Read through the class definitions below first to understand the basic architecture.

Then you should add code as necessary where marked "TODO" in the code below.

In [1]:
import numpy as np

In [2]:
class NNet():
    """Implements a basic feedforward neural network."""
    
    def __init__(self):
        self._layers = []  # An ordered list of layers. The first layer is the input; the final is the output.
    
    def _add_layer(self, layer):
        if self._layers:
            # Update pointers. We keep a doubly-linked-list of layers for convenience.
            prev_layer = self._layers[-1]
            prev_layer.set_next_layer(layer)
            layer.set_prev_layer(prev_layer)
            
        self._layers.append(layer)
    
    def add_input_layer(self, size, **kwargs):
        assert type(size).__name__ == 'int', ('Input layer requires integer size. Type was %s instead.' 
                                              % type(size).__name__)
        layer = InputLayer(size=size, **kwargs)
        self._add_layer(layer)

    def add_dense_layer(self, size, **kwargs):
        assert type(size).__name__ == 'int', ('Dense layer requires integer size.
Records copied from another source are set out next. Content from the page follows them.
int image_route(const CnConvGeom& g, const ConvReq& q) {
    const bool x32 = q.x_dt == CN_F32, y32 = q.y_dt == CN_F32, x16 = q.x_dt == CN_BF16, y16 = q.y_dt == CN_BF16;
    if (x32 && (y32 || y16) && !q.bt && g.nd == 2 && g.cin == 3 && g.dl_h == 1 && g.dl_w == 1 && !g.up && g.cout > 4 && g.cout <= 64) {
        if (g.k_h == 3 && g.k_w == 3 && g.s_h == g.s_w && (g.s_h == 1 || g.s_h == 2)) return CN_ROUTE_C3;
        if (g.k_h == 7 && g.k_w == 7 && g.s_h == 2 && g.s_w == 2 && !q.has_res) return CN_ROUTE_C7S2;
    }
    if (y32 && g.nd == 2 && g.k_h == 3 && g.k_w == 3 && g.s_h == 1 && g.s_w == 1 && !g.up && g.cout == 3 && !q.has_bias &&
        q.act == CN_ACT_NONE && g.p_h >= 0 && g.p_h <= 2 && g.p_w >= 0 && g.p_w <= 2) {
        if ((x32 || x16) && g.dl_h == 2 && g.dl_w == 2 && g.cin == 48 && g.out_h <= 2 * g.in_h && g.out_w <= 2 * g.in_w) return CN_ROUTE_S2_IMAGE_DGRAD;
        if (x32 && g.dl_h == 1 && g.dl_w == 1 && g.cin == 64) return CN_ROUTE_S1_IMAGE_DGRAD;
    }
    return CN_ROUTE_UNSUPPORTED;
}

ConvPlan plan_conv_fwd(const CnConvGeom& g, const ConvReq& q) {
    ConvPlan p;
    const long M = (long)g.n * g.out_d * g.out_h * g.out_w;
    const bool res = q.has_res != 0, stats = q.stats_mode != 0;
    const int bt = q.bt;
    auto small = [&p](int route, int family, long grid_x) {
        p.route = route;
        p.ret = CN_OK;
        p.family = family;
        p.grid[0] = (int)grid_x; p.grid[1] = p.grid[2] = 1;
        return p;
    };
    auto refuse = [&p](int code) {
        p.ret = code;
        return p;
    };
    const int img = image_route(g, q);
    const long img_grid = img == CN_ROUTE_S2_IMAGE_DGRAD ? (long)g.n * cn_cdiv(g.in_h, 8) * cn_cdiv(g.in_w, 32)
                                                         : (long)g.n * cn_cdiv(g.out_h, 8) * cn_cdiv(g.out_w, 32);
    const int img_family = img == CN_ROUTE_C3 || img == CN_ROUTE_C7S2 ? CN_FAM_C3_FWD : CN_FAM_S2_IMAGE_DGRAD;
    if (q.x_dt != CN_F32 || q.y_dt != CN_F32)
        return img != CN_ROUTE_UNSUPPORTED ? small(img, img_family, img_grid) : p;
    if ((res || stats) && (g.cout <= 4 || g.cin == 3 || g.cout % 4 != 0)) return p;
    if (stats && (bt || cn_det() || g.cin % BK != 0)) return p;
    if (bt && (g.cout <= 4 || g.cin % BK != 0 || g.cout % 4 != 0)) return p;
    if (g.cout <= 4) {
        p.vec = g.cin % 4 == 0;
        p.par = parity_ordered(g);
        const size_t lds = sizeof(float) * 4 * (size_t)g.k_d * g.k_h * g.k_w * g.cin;
        if (lds > 64 * 1024) {
            cn_set_error("thin conv: filter of %zu bytes does not fit the LDS stage", lds);
            return refuse(CN_EINVAL);
        }
        const int T = g.k_d * g.k_h * g.k_w, CL = g.cin / 4;
        const bool dl1 = g.dl_d * g.dl_h * g.dl_w == 1;
        if (g.nd == 2 && g.up == 1 && g.k_h == 4 && g.k_w == 4 && g.s_h == 1 && g.s_w == 1 && g.dl_h == 1 && g.dl_w == 1 &&
            g.cout == 3 && g.cin == 32 && g.p_h == 1 && g.p_w == 1 && g.out_h <= 2 * g.in_h && g.out_w <= 2 * g.in_w)
            return small(CN_ROUTE_UP2K4_RGB, CN_FAM_THIN, (long)g.n * cn_cdiv(g.in_h, 8) * cn_cdiv(g.in_w, 16));
        if (img != CN_ROUTE_UNSUPPORTED) return small(img, img_family, img_grid);
        if (p.par && g.cin % BK == 0 && q.act == CN_ACT_NONE && T <= CN_MAX_MASKED_TAPS) return small(CN_ROUTE_THIN_PAR_IGEMM, CN_FAM_FWD_128x32, cn_cdiv(M, 128));
        if (p.vec && g.cout == 3 && CL >= 5 && CL <= 16 && T <= 32 && (p.par || dl1) && g.dl_d * g.dl_h * g.dl_w <= 8)
            return small(CN_ROUTE_THIN_COOP, -1, cn_cdiv(M, (256 / (CL <= 8 ? 8 : 16)) * CN_THIN_COOP_PX));
        return small(CN_ROUTE_THIN, -1, cn_cdiv(M, 256));
    }
    if (img != CN_ROUTE_UNSUPPORTED) return small(img, img_family, img_grid);
    if (g.cout % 4 != 0) {
        cn_set_error("cout=%d: implicit-GEMM path needs cout %% 4 == 0", g.cout);
        return refuse(CN_EINVAL);
    }
    const bool vec = g.cin % BK == 0;
    if (vec && (long)g.k_d * g.k_h * g.k_w > CN_MAX_MASKED_TAPS) {
        cn_set_error("%d taps: the vectorised implicit-GEMM gather takes at most %d", g.k_d * g.k_h * g.k_w, CN_MAX_MASKED_TAPS);
        return refuse(CN_EUNSUPPORTED);
    }
    const int par = parity_ordered(g) && vec;
    const long t128 = (long)cn_cdiv(M, 128) * cn_cdiv(g.cout, 128);
    const long t128x64 = (long)cn_cdiv(M, 128) * cn_cdiv(g.cout, 64);
    int cfg;
    long tiles;
    if (g.cout <= 32) { cfg = 3; tiles = (long)cn_cdiv(M, 128) * cn_cdiv(g.cout, 32); }
    else if (g.cout > 64 && t128 >= 512) { cfg = 0; tiles = t128; }
    else if (t128x64 >= 512) { cfg = 1; tiles = t128x64; }
    else { cfg = 2; tiles = (long)cn_cdiv(M, 64) * cn_cdiv(g.cout, 64); }
    if (g.cout % 96 == 0 && g.cout % 128 != 0 &&
        (long)cn_cdiv(M, 128) * (g.cout / 96) >= (g.cout == 96 ? 256 : 384)) {
        cfg = 4;
        tiles = (long)cn_cdiv(M, 128) * (g.cout / 96);
    }
    int splits = 1;
    const bool par_small = par && cfg == 2;
    const long nks_total = vec ? (long)g.k_d * g.k_h * g.k_w * (g.cin / BK) : 0;
    if (cfg == 0 && vec && !par && nks_total <= 8) { cfg = 1; tiles = t128x64; }
    const bool short_full = !par && tiles >= 256 && nks_total < 64;
    if (vec && tiles < (par_small ? 1024 : 512) && !short_full) {
        long nks = nks_total;
        if (par) nks /= (long)g.dl_d * g.dl_h * g.dl_w;
        long want = ((par_small ? 3072 : 1024) + tiles - 1) / tiles;
        if (want > 16) want = 16;
        const long min_steps = par_small ? 8 : 16;
        if (want > nks / min_steps) want = nks / min_steps;
        if (want > 1) splits = (int)want;
    }
    const bool n32 = g.cout == 32 && g.cin >= 32;
    const bool fwd2_takes = g_fwd2_sel != 0 && vec && nks_total > g_fwd2_min_nks && ((g.cin >= g_fwd2_min_c && g.cout >= g_fwd2_min_c) || n32) &&
                            g.dl_d <= 2 && g.dl_h <= 2 && g.dl_w <= 2 && (double)g.n * g.in_d * g.in_h * g.in_w * g.cin < 5.3e8 &&
                            (double)g.k_d * g.k_h * g.k_w * g.cin * g.cout < 5.3e8;
    if (fwd2_takes) {
        const int T = g.k_d * g.k_h * g.k_w;
        const long Me = (par && T == 1) ? M / ((long)g.dl_d * g.dl_h * g.dl_w) : M;
        long nks = nks_total;
        if (par) nks /= (long)g.dl_d * g.dl_h * g.dl_w;
        splits = 1;
        const bool par_balanced = par && g.k_d % g.dl_d == 0 && g.k_h % g.dl_h == 0 && g.k_w % g.dl_w == 0;
        if (n32) {
            cfg = 3;
            tiles = cn_cdiv(M, 128);
        } else if (par && T > 1 && !par_balanced) {
            cfg = 2;
            tiles = (long)cn_cdiv(M, 64) * cn_cdiv(g.cout, 64);
            if (g.cout % 96 == 0 && g.cout % 64 != 0 && (long)cn_cdiv(M, 128) * (g.cout / 96) >= 512) {
                cfg = 4;
                tiles = (long)cn_cdiv(M, 128) * (g.cout / 96);
            }
            if (cfg == 2 && tiles < 1024) {
                long want = (1536 + tiles / 2) / tiles;
                if (want > 16) want = 16;
                if (want > nks / 8) want = nks / 8;
                if (want > 1) splits = (int)want;
            }
        } else {
            struct Cand { int cfg, bm, bn; double step_us; };
            const Cand cands[2] = {{2, 64, 64, 0.265}, {4, 128, 96, 0.68}};
            double best = 0.0;
            bool have = false;
            for (const Cand& c : cands) {
                if (c.cfg == 4 && (g.cout % 96 != 0 || g.cout % 64 == 0 || (long)cn_cdiv(Me, 128) * (g.cout / 96) < 256)) continue;
                const long tl = (long)cn_cdiv(Me, c.bm) * cn_cdiv(g.cout, c.bn);
                const long smax = nks / 8 > 1 ? (nks / 8 > 16 ? 16 : nks / 8) : 1;
                for (long s_ = 1; s_ <= smax; ++s_) {
                    const double waves = (double)cn_cdiv(tl * s_, cn_cu_count());
                    double t = 10.0 + waves * (double)cn_cdiv(nks, s_) * c.step_us * (waves == 1.0 ? 1.06 : 1.0);
                    if (s_ > 1) t += 9.0 + (double)s_ * (double)M * g.cout * 4.0 / 6.0e6;
                    if (s_ > 1 && (res || stats)) t += 5.0 + 2.0 * (double)M * g.cout * 4.0 / 3.0e6;
                    if (!have || t < best) { have = true; best = t; cfg = c.cfg; tiles = tl; splits = (int)s_; }
                }
            }
        }
    }
    if (g_tune_cfg >= 0) cfg = g_tune_cfg;
    if (g_tune_splits > 0) splits = g_tune_splits;
    if (res && splits > 1) return p;
    if (stats) {
        const int qd = par ? g.out_d / g.dl_d : g.out_d, qh = par ? g.out_h / g.dl_h : g.out_h, qw = par ? g.out_w / g.dl_w : g.out_w;
        p.srows = qd * qh * qw;
        p.sper = par ? g.n * p.srows : (int)M;
        if (!fwd2_takes || splits > 1 || cfg == 3 || p.srows % (cfg == 2 ? 64 : 128) != 0) return p;
    }
    if (cn_det() && splits > 1) {
        const long cap = (long)(CN_DET_WS_FLOATS / ((size_t)M * g.cout));
        if (splits > cap) splits = (int)cap;
        if (splits <= 1 || !vec) splits = 1;
    }
    p.route = fwd2_takes && (cfg != 3 || n32) && cfg >= 0 && cfg <= 4 ? CN_ROUTE_FWD2 : CN_ROUTE_IGEMM;
    if (stats && p.route != CN_ROUTE_FWD2) return refuse(CN_EINVAL);
    p.ret = CN_OK;
    p.cfg = cfg;
    p.splits = splits;
    p.par = par;
    p.vec = vec;
    p.family = cfg == 0 ? CN_FAM_FWD_128x128 : cfg == 1 ? CN_FAM_FWD_128x64 : cfg == 3 ? CN_FAM_FWD_128x32 : cfg == 4 ? CN_FAM_FWD_128x96 : CN_FAM_FWD_64x64;
    if (p.route == CN_ROUTE_FWD2) {
        p.plain = !par && g.k_d * g.k_h * g.k_w == 1 && g.s_d == 1 && g.s_h == 1 && g.s_w == 1 && g.dl_d == 1 && g.dl_h == 1 &&
                  g.dl_w == 1 && !g.up && g.p_d == 0 && g.p_h == 0 && g.p_w == 0 && g.out_d == g.in_d && g.out_h == g.in_h &&
                  g.out_w == g.in_w;
        cn_fwd2_grid(cfg, M, g.cout, par, splits, p.grid);
    } else {
        cn_igemm_fwd_grid(cfg, g, vec, par, splits, p.grid);
    }
    return p;
}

Type was %s instead.' 
                                              % type(size).__name__)
        # Find the previous layer's size.
        prev_size = self._layers[-1].size()
        layer = DenseLayer(shape=(prev_size, size), **kwargs)
        self._add_layer(layer)
        
    def train_single_example(self, X_data, y_data, learning_rate=0.01):
        # Train on a single example. X_data and y_data must be numpy arrays.
        
        assert isinstance(X_data, np.ndarray)
        assert isinstance(y_data, np.ndarray)
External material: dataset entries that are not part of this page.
@@ -698,3 +698,21 @@
         return launch_gate_ws<4, 1>(nullptr, e_out, num_edges, B1h, B2h, ld_node, srt_src, srt_dst, W3, ldw, norm_scale, norm_shift, s, &enc);
     return launch_gate_ws<2, 2>(nullptr, e_out, num_edges, B1h, B2h, ld_node, srt_src, srt_dst, W3, ldw, norm_scale, norm_shift, s, &enc);
 }
+
+extern "C" int gnnome_edge_gate_encode_f32(const float* e_raw, const int32_t* srt_eid, const float* encW1, const float* encb1,
+                                           const float* encW2, const float* encb2, float* e_out, int64_t num_edges, int hidden,
+                                           const float* B1h, const float* B2h, int ld_node, const int32_t* srt_src,
+                                           const int32_t* srt_dst, const float* W3, int ldw, const float* norm_scale,
+                                           const float* norm_shift, void* stream) {
+    return edge_gate_encode_impl(e_raw, srt_eid, encW1, encb1, encW2, encb2, e_out, num_edges, hidden, B1h, B2h, ld_node, srt_src, srt_dst, W3, ldw,
+                                 norm_scale, norm_shift, nullptr, nullptr, stream);
+}
+
+extern "C" int gnnome_edge_gate_encode_folded_f32(const float* e_raw, const int32_t* srt_eid, const float* encW1, const float* encb1,
+                                                  const float* encW2, const float* encb2, float* e_out, int64_t num_edges, int hidden,
+                                                  const float* B1h, const float* B2h, int ld_node, const int32_t* srt_src,
+                                                  const int32_t* srt_dst, const float* W3, int ldw, const float* norm_scale,
+                                                  const float* norm_shift, const float* W23, const float* b23, void* stream) {
+    return edge_gate_encode_impl(e_raw, srt_eid, encW1, encb1, encW2, encb2, e_out, num_edges, hidden, B1h, B2h, ld_node, srt_src, srt_dst, W3, ldw,
+                                 norm_scale, norm_shift, W23, b23, stream);
+}
diff --git a/gnnome_amd/csrc/edge_gate_bf.hip b/gnnome_amd/csrc/edge_gate_bf.hip
--- a/gnnome_amd/csrc/edge_gate_bf.hip
+++ b/gnnome_amd/csrc/edge_gate_bf.hip
@@ -923,6 +923,145 @@
     }
 }
 
+__device__ __forceinline__ int quad_lane(int v, int r) {
+    return r == 0 ? __builtin_amdgcn_mov_dpp(v, 0x00, 0xF, 0xF, true) : r == 1 ? __builtin_amdgcn_mov_dpp(v, 0x55, 0xF, 0xF, true)
+         : r == 2 ? __builtin_amdgcn_mov_dpp(v, 0xAA, 0xF, 0xF, true) : __builtin_amdgcn_mov_dpp(v, 0xFF, 0xF, 0xF, true);
+}
+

        # Forward propagation.
        outputs = self.predict(X_data)
        
        # Backpropagation.
        deltas = outputs - y_data  # Compute error on this example.        
        for layer in reversed(self._layers):
            deltas = layer.backpropagate(deltas, learning_rate)
    
    def predict(self, x):
        assert isinstance(x, np.ndarray)
        
        prev_output = x
        for layer in self._layers:
            prev_output = layer.feed_forward(prev_output)
        return prev_output

    def summary(self, verbose=False):
        """Prints a description of the model."""
        for i, layer in enumerate(self._layers):
            print('%d: %s' % (i, str(layer)))
            if verbose:
                print('weights:', layer.get_weights())
                if layer._use_bias:
                    print('bias:', layer._bias)
                print()
    
    def train(self, X_data, y_data, learning_rate, num_epochs, verbose=True, print_every_n=100):
        """Both X_data and y_data should be ndarrays. One example per row."""
        assert isinstance(X_data, np.ndarray)
        assert isinstance(y_data, np.ndarray)
        assert X_data.shape[0] == y_data.shape[0]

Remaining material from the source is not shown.